(Task details) Where the word "seed" occurs in a line of the listing, please copy the line.
───── Input material ─────
#pragma unroll
    for (int sub = 0; sub < 2; ++sub) {
      const int kt32 = kt + sub * 32;
      if (kt32 > qw + 31 || kt32 >= T) continue;

      f32x16 s_acc{}, dpt_acc{};
#pragma unroll
      for (int s = 0; s < KS; ++s) {
        const int kk = s * 16 + 8 * hi;
        const int krow = sub * 32 + li;
        bf16x8 ka = *reinterpret_cast<const bf16x8*>((char*)k_lds + swz(krow, krow * 256 + kk * 2));
        bf16x8 va = *reinterpret_cast<const bf16x8*>((char*)v_lds + swz(krow, krow * 256 + kk * 2));
        s_acc = __builtin_amdgcn_mfma_f32_32x32x16_bf16(ka, q_frag[s], s_acc, 0, 0, 0);
        dpt_acc = __builtin_amdgcn_mfma_f32_32x32x16_bf16(va, do_frag[s], dpt_acc, 0, 0, 0);
      }

      float ds[16];
      if (thr) {
#pragma unroll
        for (int g = 0; g < 4; ++g) {
          const int kbase = kt32 + 8 * g + 4 * hi;
          const uint32_t bits = drop_bits32(seed, bh * T + qi, kbase >> 2);
#pragma unroll
          for (int e = 0; e < 4; ++e) {
            const int r = 4 * g + e;
            const int kj = kbase + e;
            float p = 0.f;
            if (!(kj > qi || kj >= T || qi >= T))
              p = exp2f(s_acc[r] * scale2 + slope2 * (float)(kj - qi) - lse2_q);
            const bool keep = ((bits >> (8 * e)) & 0xffu) >= thr;
// ... 347 lines not shown
    int C, float scale, float p_drop, uint32_t seed) {
  constexpr int RB4 = 128;
  extern __shared__ __attribute__((aligned(16))) char smem[];
  uint16_t* lds0 = (uint16_t*)smem;
  float* stats0 = (float*)(lds0 + 4 * TB * 128);

  const int bh = blockIdx.x;
  const int h = bh % H;
  const int QS = 3 * C;
  const long base = (long)(bh / H) * T * QS + h * D;
  const long kbase = base + C;
  const long vbase = base + 2 * C;
  const long dobase = (long)(bh / H) * T * C + h * D;
  const int k0 = blockIdx.y * RB4;
  const int wave = threadIdx.x >> 6;
  const int lane = threadIdx.x & 63;
  const int li = lane & 31, hi = lane >> 5;
  const int kw = k0 + wave * 32;
  const int kj = kw + li;
  const float slope = slopes[h];
  const float scale2 = scale * LOG2E;
  const float slope2 = slope * LOG2E;
  const uint32_t thr = (uint32_t)(p_drop * 256.0f + 0.5f);
  const float inv_keep = thr ? 256.0f / (256.0f - (float)thr) : 1.0f;

  constexpr int KS = D / 16;
  constexpr int DB = D / 32;

  bf16x8 k_frag[KS], v_frag[KS];
  {
    const bool ok = kj < T;
#pragma unroll
    for (int s = 0; s < KS; ++s) {
      if (ok) {
        k_frag[s] = *reinterpret_cast<const bf16x8*>(&qkv[kbase + (long)kj * QS + s * 16 + 8 * hi]);
        v_frag[s] = *reinterpret_cast<const bf16x8*>(&qkv[vbase + (long)kj * QS + s * 16 + 8 * hi]);
      } else {
        k_frag[s] = bf16x8{};
        v_frag[s] = bf16x8{};
      }
    }
  }

  f32x16 dk_acc[DB], dv_acc[DB];
#pragma unroll
  for (int d = 0; d < DB; ++d) {
    dk_acc[d] = f32x16{};
    dv_acc[d] = f32x16{};
  }

  const int t256 = threadIdx.x;
  auto stage_stats = [&](int qt, float* dst) {
    if (t256 < TB) {
      const int qg = qt + t256;
      dst[t256] = (qg < T ? lse[(long)bh * T + qg] : 0.f) * LOG2E;
      dst[TB + t256] = qg < T ? delta[(long)bh * T + qg] : 0.f;
    }
  };

  attn::glds_stage<D, 4>(qkv, base, QS, k0, T, lds0);
  attn::glds_stage<D, 4>(dout, dobase, C, k0, T, lds0 + TB * 128);
  stage_stats(k0, stats0);
  for (int qt = k0; qt < T; qt += TB) {
    const int cur = ((qt - k0) / TB) & 1;
    const uint16_t* q_lds = lds0 + (cur ? 2 * TB * 128 : 0);
    const uint16_t* do_lds = lds0 + TB * 128 + (cur ? 2 * TB * 128 : 0);
    const float* lse_s = stats0 + (cur ? 2 * TB : 0);
    const float* delta_s = lse_s + TB;
    __syncthreads();
    attn::lds_acquire();
    if (qt + TB < T) {
      uint16_t* nxt = lds0 + (cur ? 0 : 2 * TB * 128);
      attn::glds_stage<D, 4>(qkv, base, QS, qt + TB, T, nxt);
      attn::glds_stage<D, 4>(dout, dobase, C, qt + TB, T, nxt + TB * 128);
      stage_stats(qt + TB, stats0 + (cur ? 0 : 2 * TB));
    }

#pragma unroll
    for (int sub = 0; sub < 2; ++sub) {
      const int q32 = qt + sub * 32;
      if (q32 + 31 < kw || q32 >= T) continue;

      f32x16 s_acc{}, dp_acc{};
#pragma unroll
      for (int s = 0; s < KS; ++s) {
        const int kk = s * 16 + 8 * hi;
        const int qrow = sub * 32 + li;
        bf16x8 qa = *reinterpret_cast<const bf16x8*>((char*)q_lds + swz(qrow, qrow * 256 + kk * 2));
        bf16x8 da = *reinterpret_cast<const bf16x8*>((char*)do_lds + swz(qrow, qrow * 256 + kk * 2));
        s_acc = __builtin_amdgcn_mfma_f32_32x32x16_bf16(qa, k_frag[s], s_acc, 0, 0, 0);
        dp_acc = __builtin_amdgcn_mfma_f32_32x32x16_bf16(da, v_frag[s], dp_acc, 0, 0, 0);
      }

      attn::TrQuad qq[2];
      attn::tr_quad_issue(do_lds, q_lds, sub * 32, 0, &qq[0]);

      float p_pv[16], ds[16];
#pragma unroll
      for (int r = 0; r < 16; ++r) {
        const int row = (r & 3) + 8 * (r >> 2) + 4 * hi;
        const int qi = q32 + row;
        const float lq = lse_s[sub * 32 + row];
        const float dq_ = delta_s[sub * 32 + row];
        const bool masked = kj > qi || kj >= T || qi >= T;
        const float x = masked ? -3.0e38f
                               : s_acc[r] * scale2 + slope2 * (float)(kj - qi) - lq;
        const float p = exp2f(x);
        float dp = dp_acc[r];
        float ppv = p;
        if (thr) {
          const uint32_t bits = drop_bits32(seed, bh * T + qi, kj >> 2);
          const bool keep = ((bits >> (8 * (kj & 3))) & 0xffu) >= thr;
          dp = keep ? dp * inv_keep : 0.f;
          ppv = keep ? p * inv_keep : 0.f;
        }
        p_pv[r] = ppv;
        ds[r] = scale * p * (dp - dq_);
      }

      bf16x8 pa[2], dsa[2];
      c_to_a_frags(p_pv, pa);
      c_to_a_frags(ds, dsa);

      attn::tr_quad_wait<0>(&qq[0]);
#pragma unroll
      for (int d = 0; d < DB; ++d) {
        if (d + 1 < DB)
          attn::tr_quad_issue(do_lds, q_lds, sub * 32, (d + 1) * 32, &qq[(d + 1) & 1]);
        attn::TrQuad& t = qq[d & 1];
        if (d > 0) {
          if (d + 1 < DB)
            attn::tr_quad_wait<8>(&t);
          else
            attn::tr_quad_wait<0>(&t);
        }
        dv_acc[d] = __builtin_amdgcn_mfma_f32_32x32x16_bf16(pa[0], t.x.a, dv_acc[d], 0, 0, 0);
        dv_acc[d] = __builtin_amdgcn_mfma_f32_32x32x16_bf16(pa[1], t.x.b, dv_acc[d], 0, 0, 0);
        dk_acc[d] = __builtin_amdgcn_mfma_f32_32x32x16_bf16(dsa[0], t.y.a, dk_acc[d], 0, 0, 0);
        dk_acc[d] = __builtin_amdgcn_mfma_f32_32x32x16_bf16(dsa[1], t.y.b, dk_acc[d], 0, 0, 0);
      }
    }
  }

#pragma unroll
  for (int r = 0; r < 16; ++r) {
    const int row = (r & 3) + 8 * (r >> 2) + 4 * hi;
    const int kr = kw + row;
    if (kr >= T) continue;
#pragma unroll
    for (int d = 0; d < DB; ++d) {
      dqkv[kbase + (long)kr * QS + d * 32 + li] = f32_to_bf16(dk_acc[d][r]);
      dqkv[vbase + (long)kr * QS + d * 32 + li] = f32_to_bf16(dv_acc[d][r]);
    }
  }
}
─────
(Solved exercise)
          const uint32_t bits = drop_bits32(seed, bh * T + qi, kbase >> 2);
    int C, float scale, float p_drop, uint32_t seed) {
          const uint32_t bits = drop_bits32(seed, bh * T + qi, kj >> 2);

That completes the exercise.